A 2:21PM on July 12 I received an email from Netflix informing me that my $9.99/month subscription for 1 DVD out at a time + unlimited streaming is going up to $16.99. That's about a 60% price hike!
My stomach started to churn. I'm a long-time customer. I signed up before they even had local distribution channels. It used to take about 10 days from the date I mailed back a DVD to when I got a new one, but I stuck with Netflix because I believed it was an overall great value.
My opinion never wavered when they eventually dropped the price of my 3-DVD out at a time plan, when I realized that I wasn't watching enough movies and dropped down to the 1-DVD out at a time plan, and when they added a rather sad assortment of B and C level movies for streaming.
But this...a 60% price hike...made my blood boil. And I've only streamed a handful of titles in the last several years.
So I tweeted it, and followers retweeted it. And other Netflix subscribers tweeted it. And Facebook members posted complaints in their status updates. And the Netflix Facebook Page lit up like a Christmas tree with 41,000+ comments on the announcement from angry members, plus countless Page posts raging against Netflix's move. And the Netflix blog received 5000+ comments on its post about the fee hike. "Dear Netflix" is trending at #5 in the top 10 on Twitter. Several of my social media friends have shared a link to a blog post called, "Mad About Netflix Prices? Here Are Some Alternative Services."
This is all within the just last 26 hours.
So, what did Netflix do to quell the social media storm? Nothing. Not a peep from them in response to their angry customers.
Netflix has been known for its exemplary customer service and brilliant business planning for many years, so they likely anticipated the backlash. But did they expect the volume and the venom? Only Netflix can answer that, but they're not talking.
Perhaps they're attempting to wait out the storm and hope that everything just goes back to status quo. Maybe they're waiting to gage just how bad things get, as in how many people quit Netflix. Maybe they just don't care. They've made a business decision, and the heck with customer backlash.
In any event, it seems bad business to have not anticipated the storm thundering over Netflix right now. And the past has proven that brands are made and broken in social media. Time will tell if this is one of the all-time-great examples of social media failure or a brilliant move by a company running one of the largest-scale research projects of all time.


I have a little bit of experience from the inside with a situation somewhat like this, though of course far, far smaller in scale.
Yes, customers are upset, of course they are.

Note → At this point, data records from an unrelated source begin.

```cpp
template <typename T, int NB, bool GEGLU, int MB, int BPC, bool RES, int S, bool AF2>
void launch_sk(const GemmArgs& a, hipStream_t s) {
  constexpr int NS = 4 * NB * 16;
  const int n_slices = GEGLU ? (a.N / 2) / 128 : a.N / NS;
  const int per_xcd = std::max(n_slices, g_gemm_sk_blocks > 0 ? g_gemm_sk_blocks : 32 * BPC);
  const int groups = per_xcd / n_slices;
  const char* tn = std::is_same<T, f16_t>::value ? "_Float16" : "unsigned short";
  std::string nm;
  if (prof_on())
    nm = std::string("irx::(anonymous namespace)::gemm_sk_kernel<") + tn + ", " + std::to_string(NB) + ", " +
         (GEGLU ? "true" : "false") + ", " + std::to_string(MB) + ", " + std::to_string(BPC) + ", " +
         (RES ? "true" : "false") + ", " + std::to_string(S) + ", " + (AF2 ? "true" : "false") + ">";
  if (prof_on() && g_prof_shapes)
    nm += " [M " + std::to_string(a.M) + " N " + std::to_string(a.N) + " K " + std::to_string(a.K) + "]";
  ProfScope ps(nm, 2.0 * a.M * a.N * (double)a.K, s);
  gemm_sk_kernel<T, NB, GEGLU, MB, BPC, RES, S, AF2><<<8 * per_xcd, 256, 0, s>>>(a, n_slices, groups);
  IRX_LAUNCH_CHECK();
}

}

bool gemm_sk(const GemmArgs& a0, hipStream_t s) {
  if (!gemm_sk_eligible(a0)) return false;
  const GemmArgs& a = a0;
  const bool f16 = a.dtype == F16;
  if (a.geglu) {
    if (g_gemm_sk == 2) {
      if (f16) launch_sk<f16_t, 4, true, 4, 1, false, 3, true>(a, s);
      else launch_sk<bf16_t, 4, true, 4, 1, false, 3, true>(a, s);
    } else {
      if (f16) launch_sk<f16_t, 4, true, 2, 2, false, 3, false>(a, s);
      else launch_sk<bf16_t, 4, true, 2, 2, false, 3, false>(a, s);
    }
  } else if (a.residual) {
    if (f16) launch_sk<f16_t, 5, false, 2, 1, true, 4, true>(a, s);
    else launch_sk<bf16_t, 5, false, 2, 1, true, 4, true>(a, s);
  } else {
    if (f16) launch_sk<f16_t, 5, false, 4, 1, false, 3, true>(a, s);
    else launch_sk<bf16_t, 5, false, 4, 1, false, 3, true>(a, s);
  }
  return true;
}

}
```

Baseline: 19.03 images/s.

## Software-pipeline GEGLU split-K GEMM epilogue into next tile's MFMA loop

Adds a PIPE variant of the persistent split-K GEMM kernel for the GEGLU projection, and makes it the default by setting g_gemm_sk to 4. The GELU gating, LDS staging and global stores for tile it-1 are interleaved across the K-step MFMA loop of tile it using sched_group_barrier and setprio, with a drain epilogue after the loop. The aim is to hide the epilogue's VALU and store latency behind matrix-core work instead of running it serially after each tile. In exchange the kernel keeps packed results in registers across iterations, which adds register pressure and depends on fragile instruction-scheduling hints.

```diff
diff --git a/image_restoration_and_enhancement_amd/csrc/gemm_plan.cpp b/image_restoration_and_enhancement_amd/csrc/gemm_plan.cpp
--- a/image_restoration_and_enhancement_amd/csrc/gemm_plan.cpp
+++ b/image_restoration_and_enhancement_amd/csrc/gemm_plan.cpp
@@ -9,7 +9,7 @@
 int g_large_mask = 3;
 int g_large_dense = 63;
 int g_small_splitk = 1;
-int g_gemm_sk = 1;
+int g_gemm_sk = 4;
 int g_gemm_deep = 0;
 bool g_gemm_small = false;
 int g_gemm_small_kmax = 1280;
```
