# gnovack/distributed-training-and-deepspeed

Hardware: AMD Instinct MI355X
Metric: tokens/sec (whole node) BERT-base DDP (higher is better)
Workload: dtype bf16; 1 GPU; model=bert-base-cased, params=108340804, global_batch=1024, per_gpu_batch=1024, seq_len=512, parallelism=dp1, grad_dtype=bfloat16, impl=fused, mlm_head=sparse (labelled rows only, static capacity 80896; identical loss/grads), optimizer=fused AdamW (transformers.AdamW hyper-params, lr 5e-5), tuned_gemms=True, hip_graph=False, force_collectives=False, prewarm=auto, async_wgrad=False, opt_overlap=True

## Files before the change

distributed_training_and_deepspeed_amd/ops/csrc/attention.hip:

```cpp
#include <stdio.h>
#include <type_traits>
#include <stdlib.h>
#include <string.h>

#include "common.h"

#ifndef DTD_ATTN_FUSED_BWD
#define DTD_ATTN_FUSED_BWD 0
#endif

using namespace dtd;

typedef float f32x16 __attribute__((ext_vector_type(16)));

namespace {

constexpr float kLog2e = 1.4426950408889634f;
constexpr float kLn2 = 0.6931471805599453f;

typedef short s16x4 __attribute__((ext_vector_type(4)));
typedef __attribute__((address_space(3))) s16x4 lds_s16x4;

__device__ __forceinline__ f32x16 mfma32(bf16x8 a, bf16x8 b, f32x16 c) {
  return __builtin_amdgcn_mfma_f32_32x32x16_bf16(a, b, c, 0, 0, 0);
// ... 37 lines not shown
}
__device__ __forceinline__ float keep_bits(float v, uint32_t w, int b) {
  return __int_as_float(__float_as_int(v) & bit_mask(w, b));
}

__device__ __forceinline__ float xhalf_max(float x) {
  const auto r = __builtin_amdgcn_permlane32_swap(__float_as_uint(x), __float_as_uint(x), false, false);
  return fmaxf(__uint_as_float(r[0]), __uint_as_float(r[1]));
}
__device__ __forceinline__ float xhalf_sum(float x) {
  const auto r = __builtin_amdgcn_permlane32_swap(__float_as_uint(x), __float_as_uint(x), false, false);
  return __uint_as_float(r[0]) + __uint_as_float(r[1]);
}
__device__ __forceinline__ uint32_t half_word(uint32_t w, int hh) { return w >> (4 * hh); }
constexpr float kRescaleThr = 8.f;

typedef float f32x2 __attribute__((ext_vector_type(2)));
__device__ __forceinline__ f32x2 pk_fma(f32x2 a, f32x2 b, f32x2 c) { return __builtin_elementwise_fma(a, b, c); }
__device__ __forceinline__ f32x2 pk2(float x, float y) { return f32x2{x, y}; }
__device__ __forceinline__ float mask_bits(float v, int m) { return __int_as_float(__float_as_int(v) & m); }

__device__ __forceinline__ int lm_pos(int x) {
  const int c = x & 31;
  return (x & ~31) | (c & 24) | ((c & 3) << 1) | ((c >> 2) & 1);
}
__device__ __forceinline__ float sel_keep(float v, uint64_t m) {
  float r;
  asm("v_cndmask_b32_e64 %0, 0, %1, %2" : "=v"(r) : "v"(v), "s"(m));
  return r;
}
typedef __attribute__((address_space(4))) const uint64_t cu64;
__device__ __forceinline__ int keep_off(int off, int Sp) { return min(off, Sp - 32); }

struct FwdArgs {
  const bf16* q; const bf16* k; const bf16* v; bf16* o; float* lse; const float* slopes;
  const uint32_t* maskA;
  const uint32_t* maskB;
  int B, S, H, ld, ldo, causal, W;
  float scale, p, thr;
  const int* kv_range;
};

__device__ __forceinline__ void load_range(const int* kv_range, int b, int S, int& lo, int& hi) {
  lo = __builtin_amdgcn_readfirstlane(min(max(kv_range[2 * b], 0), S));
  hi = __builtin_amdgcn_readfirstlane(max(min(kv_range[2 * b + 1], S), 0));
}

template <int S_>
__device__ __forceinline__ uint32_t swap_stage(uint32_t t, uint32_t sh, uint32_t mk) {
  const uint32_t y = (uint32_t)__builtin_amdgcn_ds_swizzle((int)t, (S_ << 10) | 0x1f);
  const uint32_t rot = __builtin_amdgcn_alignbit(y, y, sh);
  return (rot & mk) | (t & ~mk);
}
constexpr int kMaskRot = 13;
__global__ void __launch_bounds__(256) attn_mask_kernel(uint32_t* __restrict__ maskA, uint32_t* __restrict__ maskB,
                                                        int S, int W, const uint64_t* rng, uint32_t sid, uint32_t thr) {
  const int lane = threadIdx.x & 63, bh = blockIdx.y;
  const int q0 = blockIdx.x * 256 + (threadIdx.x & ~63);
  if (q0 >= 32 * W) return;
  DropoutRng g(rng, sid);
  const int q = q0 + lane;
  const bool qv = q < S;
  uint32_t st[16];
  {
    uint32_t x = g.bits((uint64_t)bh * S + (uint64_t)(qv ? q : 0));
    x = x ? x : 0x6d2b79f5u;
#pragma unroll
    for (int i = 0; i < 16; ++i) {
      if (i) { x ^= x << 13; x ^= x >> 17; x ^= x << 5; }
      st[i] = x;
    }
  }
  uint32_t nt[16];
#pragma unroll
  for (int i = 0; i < 16; ++i) nt[i] = ((thr >> i) & 1u) ? 0u : 0xffffffffu;
  const uint32_t live = (qv && thr < 65536u) ? 0xffffffffu : 0u;
  uint32_t sh[5], mk[5];
#pragma unroll
  for (int i = 0; i < 5; ++i) {
    const int s = 16 >> i;
    const uint32_t Hs = i == 0 ? 0xffff0000u : i == 1 ? 0xff00ff00u : i == 2 ? 0xf0f0f0f0u : i == 3 ? 0xccccccccu : 0xaaaaaaaau;
    const bool up = lane & s;
    sh[i] = up ? s : 32 - s;
    mk[i] = up ? ~Hs : Hs;
  }
  const int qw = q0 / 32 + (lane >> 5);
  uint32_t* pa = maskA + (size_t)bh * W * (32 * W) + lm_pos(q);
  for (int kw = 0; kw < W; ++kw) {
    uint32_t acc = 0xffffffffu;
#pragma unroll
    for (int i = 0; i < 16; ++i) {
      st[i] += __builtin_amdgcn_alignbit(st[(i + 11) & 15], st[(i + 11) & 15], 32 - kMaskRot);
      acc = __builtin_amdgcn_bitop3_b32(st[i], acc, nt[i], 0xe8);
    }
    uint32_t word = acc & live;
    const int nk = S - kw * 32;
    if (nk < 32) word &= (0xffffffffu >> (32 - nk));
    if (qv) pa[(size_t)kw * (32 * W)] = word;
    uint32_t t = word;
    t = swap_stage<16>(t, sh[0], mk[0]);
    t = swap_stage<8>(t, sh[1], mk[1]);
    t = swap_stage<4>(t, sh[2], mk[2]);
    t = swap_stage<2>(t, sh[3], mk[3]);
    t = swap_stage<1>(t, sh[4], mk[4]);
    const int key = kw * 32 + (lane & 31);
    if (key < S && qw < W) maskB[((size_t)bh * W + qw) * (32 * W) + lm_pos(key)] = t;
  }
}
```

But Netflix is going to be just fine whether or not they respond via social media. Sure they are going to lose a bunch of customers. Sure they have upset many customers. But they will more than make up for any loss of long-time loyal customers with the additional revenue generated. So while they might not like the short-term heat, they will be smiling all the way to the bank after this initial storm blows over. I wish it didn't work that way, but it does.
So with all the heat they are taking right now, I think they are actually smart not to be responding now. Because ANY response will just fan the flames of the anger, no matter how calm and reasoned they might try to be. By remaining silent for the time being, they are taking the punches, but not ramping them up.
Actually, I think their mistake is in doing this right now. The most important point about this which you bring up is that the availability of movies on demand is not nearly what is available on DVD. They needed to either make the cost of the streaming plan lower than DVD or else wait to do this until it was much closer to on-par.
Posted by: Morriss Partee | July 14, 2011 at 10:31 AM
Thanks for your comment, Morriss. I agree that there is a large disparity between the streaming and DVD selections, so pricing them the same is ridiculous.
There is still no word for Netflix. It seems they have taken the stance of refusing to address customer concern.
I disagree, however, that this won't hurt them in the long run. They have now proven that they don't care about their members, and that's never good business tactic. True, many customers will stay, until a strong alternative appears, and then we'll see the exodus of people who do remember how they were treated.